Elizabeth stopped suddenly.
“That he’ll not be staunch?” said Alice.
“He is my master, and I will say no more, Alice. But this may I say—there’s many in Colchester shall bear faggots ere they burn. Ay, and all over England belike.”
Those who recanted had to carry a faggot, as if owning themselves worthy to be burned.
“Thou’rt right there, Bess. The Lord deliver us!”
“Some thinketh we have been too bold of late. You see, John Love coming home again, and nothing done to him, made folks think the worst was over.”
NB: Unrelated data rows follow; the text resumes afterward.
class UpdateEngine:

    def __init__(self, params: Dict[str, torch.Tensor], spec: UpdateSpec, device: torch.device,
                 conv_precision: str = "fp32", hoist_context: bool = True):
        load_native()
        self.hoist_context = bool(hoist_context)
        if conv_precision not in CONV_PRECISIONS:
            raise ValueError(f"conv_precision must be one of {sorted(CONV_PRECISIONS)}, got {conv_precision!r}")
        self.conv_precision = conv_precision
        self.nsplit = CONV_PRECISIONS[conv_precision]
        self.b16 = conv_precision == "bf16" and not spec.external_aggregate
        self.ops = torch.ops.pfk
        self.spec = spec
        self.device = device
        self._shape: Optional[Tuple[int, int, int]] = None
        self._fault_host: Optional[torch.Tensor] = None
        self._fault_event = None
        self.profile: Optional[Dict[str, list]] = None
        self.flops: Dict[str, float] = {}
        self.bytes: Dict[str, float] = {}
        self.winograd = True
        self.pack(params)

    def pack(self, P: Dict[str, torch.Tensor]) -> None:
        s, dev = self.spec, self.device

        def g(name):
            return P[name].detach().to(device=dev, dtype=torch.float32)

        def seg1(c):
            return [(0, c, round_up(c, 8 if self.b16 else 4))]

        def pk(weight, segments):
            if self.b16:
                return pack_conv_weight(weight, segments, kpad=64).to(torch.bfloat16).contiguous()
            if self.nsplit == 0:
                return pack_conv_weight(weight, segments)
            return split_bf16_planes(pack_conv_weight(weight, segments), self.nsplit)

        w: Dict[str, torch.Tensor] = {}
        real = s.hidden + s.x_channels
        self._real_cin = {"c1": s.corr_channels, "c2": s.c1, "f2": s.f1, "cv": (s.c2 if s.c2 else s.c1) + s.f2,
                          "fm": s.hidden, "mk": s.fh_hidden}
        for _, _, sfx in s.gru_passes:
            self._real_cin["zr" + sfx] = real - (s.context if self.hoist_context else 0)
            self._real_cin["q" + sfx] = real - (s.context if self.hoist_context else 0)
            self._real_cin["zrc" + sfx] = s.context
            self._real_cin["qc" + sfx] = s.context
        w["c1.w"] = pk(g("encoder.convc1.weight"), seg1(s.corr_channels))
        w["c1.b"] = g("encoder.convc1.bias").contiguous()
        if s.c2:
            w["c2.w"] = pk(g("encoder.convc2.weight"), seg1(s.c1))
            w["c2.b"] = g("encoder.convc2.bias").contiguous()
        w["f1.w"] = pack_cin2_weight(g("encoder.convf1.weight"))
        w["f1.b"] = g("encoder.convf1.bias").contiguous()
        w["f2.w"] = pk(g("encoder.convf2.weight"), seg1(s.f1))
        w["f2.b"] = g("encoder.convf2.bias").contiguous()
        cf = (s.c2 if s.c2 else s.c1) + s.f2
        w["cv.w"] = pk(g("encoder.conv.weight"), seg1(cf))
        w["cv.b"] = g("encoder.conv.bias").contiguous()
        Ch = s.hidden
        hxc = round_up(s.hidden + s.x_channels, 8) if self.b16 else s.hx_channels
        real = Ch + s.x_channels
        for kh, kw, sfx in s.gru_passes:
            wz, wr, wq = (g(f"gru.conv{k}{sfx}.weight") for k in "zrq")
            bz, br, bq = (g(f"gru.conv{k}{sfx}.bias") for k in "zrq")
            if self.hoist_context:
                Ci = s.context
                rest = [(0, Ch, Ch), (Ch + Ci, real - Ch - Ci, hxc - Ch - Ci)]
                wzr = torch.cat([wz, wr], 0)
                w[f"zr{sfx}.w"] = pk(wzr, rest)
                w[f"q{sfx}.w"] = pk(wq, rest)
                if self.nsplit == 0 and not self.b16 and (kh, kw) in ((1, 5), (5, 1)) and rest[1][2] % 8 == 0 and Ch % 8 == 0:
                    w[f"zr{sfx}.w1d"] = pack_wino1d_weight(wzr, rest)
                    w[f"q{sfx}.w1d"] = pack_wino1d_weight(wq, rest)
                w[f"zrc{sfx}.w"] = pk(wzr, [(Ch, Ci, Ci)])
                w[f"zrc{sfx}.b"] = torch.cat([bz, br]).contiguous()
                w[f"qc{sfx}.w"] = pk(wq, [(Ch, Ci, Ci)])
                w[f"qc{sfx}.b"] = bq.contiguous()
                continue
            w[f"zr{sfx}.w"] = pk(torch.cat([wz, wr], 0), [(0, real, hxc)])
            w[f"zr{sfx}.b"] = torch.cat([bz, br]).contiguous()
            w[f"q{sfx}.w"] = pk(wq, [(0, Ch, Ch), (Ch, real - Ch, hxc - Ch)])
            w[f"q{sfx}.b"] = bq.contiguous()
        if s.has_mask:
            w["fm.w"] = pk(torch.cat([g("flow_head.conv1.weight"), g("mask.0.weight")], 0), seg1(Ch))
            w["fm.b"] = torch.cat([g("flow_head.conv1.bias"), g("mask.0.bias")]).contiguous()
            mask_hidden = g("mask.2.weight").shape[1]
            assert mask_hidden == g("mask.0.weight").shape[0], "mask.2 reads mask.0's output"
            w["mk.w"] = pk(g("mask.2.weight"), seg1(mask_hidden))
            w["mk.b"] = g("mask.2.bias").contiguous()
            if self.nsplit == 0 and s.mask_channels == 576 and mask_hidden % 32 == 0 and mask_hidden == s.fh_hidden:
                w["mku.w"], w["mku.b"] = permute_mask_head(pack_conv_weight(g("mask.2.weight"), seg1(mask_hidden)), w["mk.b"])
            elif self.b16 and s.mask_channels == 576 and mask_hidden % 64 == 0 and mask_hidden == s.fh_hidden:
                wp, bp = permute_mask_head(pack_conv_weight(g("mask.2.weight"), seg1(mask_hidden)), w["mk.b"])
                w["mku.w"], w["mku.b"] = wp.to(torch.bfloat16).contiguous(), bp
            w["fh.w"] = pk(g("flow_head.conv1.weight"), seg1(Ch))
            w["fh.b"] = g("flow_head.conv1.bias").contiguous()
            self._real_cin["fh"] = s.hidden
        else:
            w["fm.w"] = pk(g("flow_head.conv1.weight"), seg1(Ch))
            w["fm.b"] = g("flow_head.conv1.bias").contiguous()
        if s.aggregate and not s.external_aggregate:
            w["tv.w"] = pk(g("aggregator.to_v.weight"), seg1(s.motion_channels))
            w["tv.b"] = None
            self.gamma = float(P["aggregator.gamma"].detach().float().cpu().item())
            self._real_cin["tv"] = s.motion_channels
        if "flow_head.conv2.weight" in P:
            w["fh2.w"] = pack_flow_head_weight(g("flow_head.conv2.weight"))
            w["fh2.b"] = g("flow_head.conv2.bias").contiguous()
        if self.nsplit == 0 and not self.b16:
            fm = torch.cat([g("flow_head.conv1.weight"), g("mask.0.weight")], 0) if s.has_mask else g("flow_head.conv1.weight")
            wino = {"cv": g("encoder.conv.weight"), "fm": fm}
            if s.c2:
                wino["c2"] = g("encoder.convc2.weight")
            for key, wt in wino.items():
                if wt.shape[1] % 32 == 0 and tuple(wt.shape[2:]) == (3, 3):
                    w[key + ".ww"] = pack_wino_weight(wt)
        self.w = w

    def bind(self, B: int, H: int, W: int) -> None:
        if self._shape == (B, H, W):
            return
        s, dev = self.spec, self.device
        M = B * H * W
        z = lambda c: torch.zeros(M, c, device=dev, dtype=torch.float32)
        a = (lambda c: torch.zeros(M, c, device=dev, dtype=torch.bfloat16)) if self.b16 else z
        self.hx = z(s.hx_channels)
        self.hxb = a(round_up(s.hidden + s.x_channels, 8)) if self.b16 else None
        self.corr16 = a(round_up(s.corr_channels, 8)) if self.b16 else None
        self.cor1 = a(s.c1) if s.c2 else None
        self.corflo = a((s.c2 if s.c2 else s.c1) + s.f2)
        self.flo1 = a(s.f1)
        self.zbuf = a(s.hidden)
        self.rh = a(s.hidden)
        self.ctx = {("zr" + sfx): a(2 * s.hidden) for _, _, sfx in s.gru_passes} if self.hoist_context else {}
        if self.hoist_context:
            self.ctx.update({("q" + sfx): a(s.hidden) for _, _, sfx in s.gru_passes})
        self.fm = a(s.fh_hidden * (2 if s.has_mask else 1))
        self.mask = (a if s.mask_channels == 576 else z)(s.mask_channels) if s.has_mask else None
        self._scratch_c0 = torch.zeros(B, 2, H, W, device=dev, dtype=torch.float32)
        self._scratch_c1 = torch.zeros(B, 2, H, W, device=dev, dtype=torch.float32)
        self._delta = torch.zeros(B, 2, H, W, device=dev, dtype=torch.float32)
        if s.aggregate and not s.external_aggregate:
            N = H * W
            self.vbuf = a(s.motion_channels)
            if self.b16:
                self.vT = torch.zeros(B, s.motion_channels, round_up(round_up(N, 8), 64), device=dev, dtype=torch.bfloat16)
            else:
                self.vT = torch.zeros(B, s.motion_channels, round_up(N, 32), device=dev, dtype=torch.float32)
            self.attn = None
        self._empty = torch.empty(0, device=dev, dtype=torch.float32)
        nws = self.ops.conv_workspace_bytes()
        self.workspace = torch.zeros(nws, device=dev, dtype=torch.uint8)
        self.workspace_flow = torch.zeros(nws, device=dev, dtype=torch.uint8)
        self.workspace_mask = torch.zeros(nws, device=dev, dtype=torch.uint8)
        self._shape, self.pixels = (B, H, W), M

    def tic(self):
        ev = torch.cuda.Event(enable_timing=True)
        ev.record()
        return ev

    def toc(self, t0, key: str, flops: float, nbytes: Optional[float] = None) -> None:
        self.profile.setdefault(key, []).append((t0, self.tic()))
        self.flops[key] = flops
        if nbytes is not None:
            self.bytes[key] = nbytes

    def faults(self) -> int:
        off = self.ops.conv_workspace_fault_offset()
        return sum(int(ws[off: off + 4].view(torch.int32).item()) for ws in (self.workspace, self.workspace_flow, self.workspace_mask))

    def watch_faults(self) -> None:
        if self._fault_host is None:
            self._fault_host = torch.zeros(3, dtype=torch.int32).pin_memory()
            self._fault_event = None
        if self._fault_event is not None and self._fault_event.query():
            n = int(self._fault_host.sum())
            self._fault_event = None
            if n:
                for ws in (self.workspace, self.workspace_flow, self.workspace_mask):
                    ws.zero_()
                raise RuntimeError(f"libpfk: {n} stream-K fix-up(s) timed out in an earlier forward (its affected tiles are NaN); "
                                   "the workspace has been re-initialised")
        if self._fault_event is None and not torch.cuda.is_current_stream_capturing():
            off = self.ops.conv_workspace_fault_offset()
            for i, ws in enumerate((self.workspace, self.workspace_flow, self.workspace_mask)):
                self._fault_host[i: i + 1].copy_(ws[off: off + 4].view(torch.int32), non_blocking=True)
            self._fault_event = torch.cuda.Event()
            self._fault_event.record()

    @property
    def act(self):
        return self.hxb if self.b16 else self.hx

“Isn’t it then?” said Rose.
“Master Benold says he misdoubts if ’tis well begun.”
“Master Benold the chandler?”
“Of East Hill—ay. He was at the King’s Head last night. So was old Mistress Silverside, and Mistress Ewring the miller’s wife, and Johnson—they call him Alegar—down at Thorpe.”
“Call him Alegar! what on earth for?” asked Rose indignantly.
Elizabeth laughed. “Well, they say he’s so sour. He’ll not dance, nor sing idle songs, nor play quoits and bowls, but loveth better to sit at home and read; so they call him Alegar.”
Alegar is malt vinegar; the word vinegar was then used only of white wine vinegar.
“He’s not a bit sour!” cried Rose. “I’ve seen him with his little lad and lass; and right good to them he was. It’s a shame to call folks names that don’t fit them!”
“Nay, I don’t call him no names, but other folks do. Did you know his wife, that died six months gone?”
“No, but I’ve heard her well spoken of.”
“Then you’ve heard truth. Those children lost a deal when they lost her, and so did poor Johnson. Well, he’ll never see her burn: that’s one good thing!”
“Ay,” said Alice, “and that’s what he said himself when she died. Well, God help us to stand firm! Have you been asked any questions, Bess?”
“Not yet,” said Elizabeth quietly, “but I look for it every day. Have you?”
“Not I; but our Rose here foregathered with the priest one even of late, and he was set to know why we came not to church these eight weeks past. She parried his darts right well; but I look to hear more thereabout.”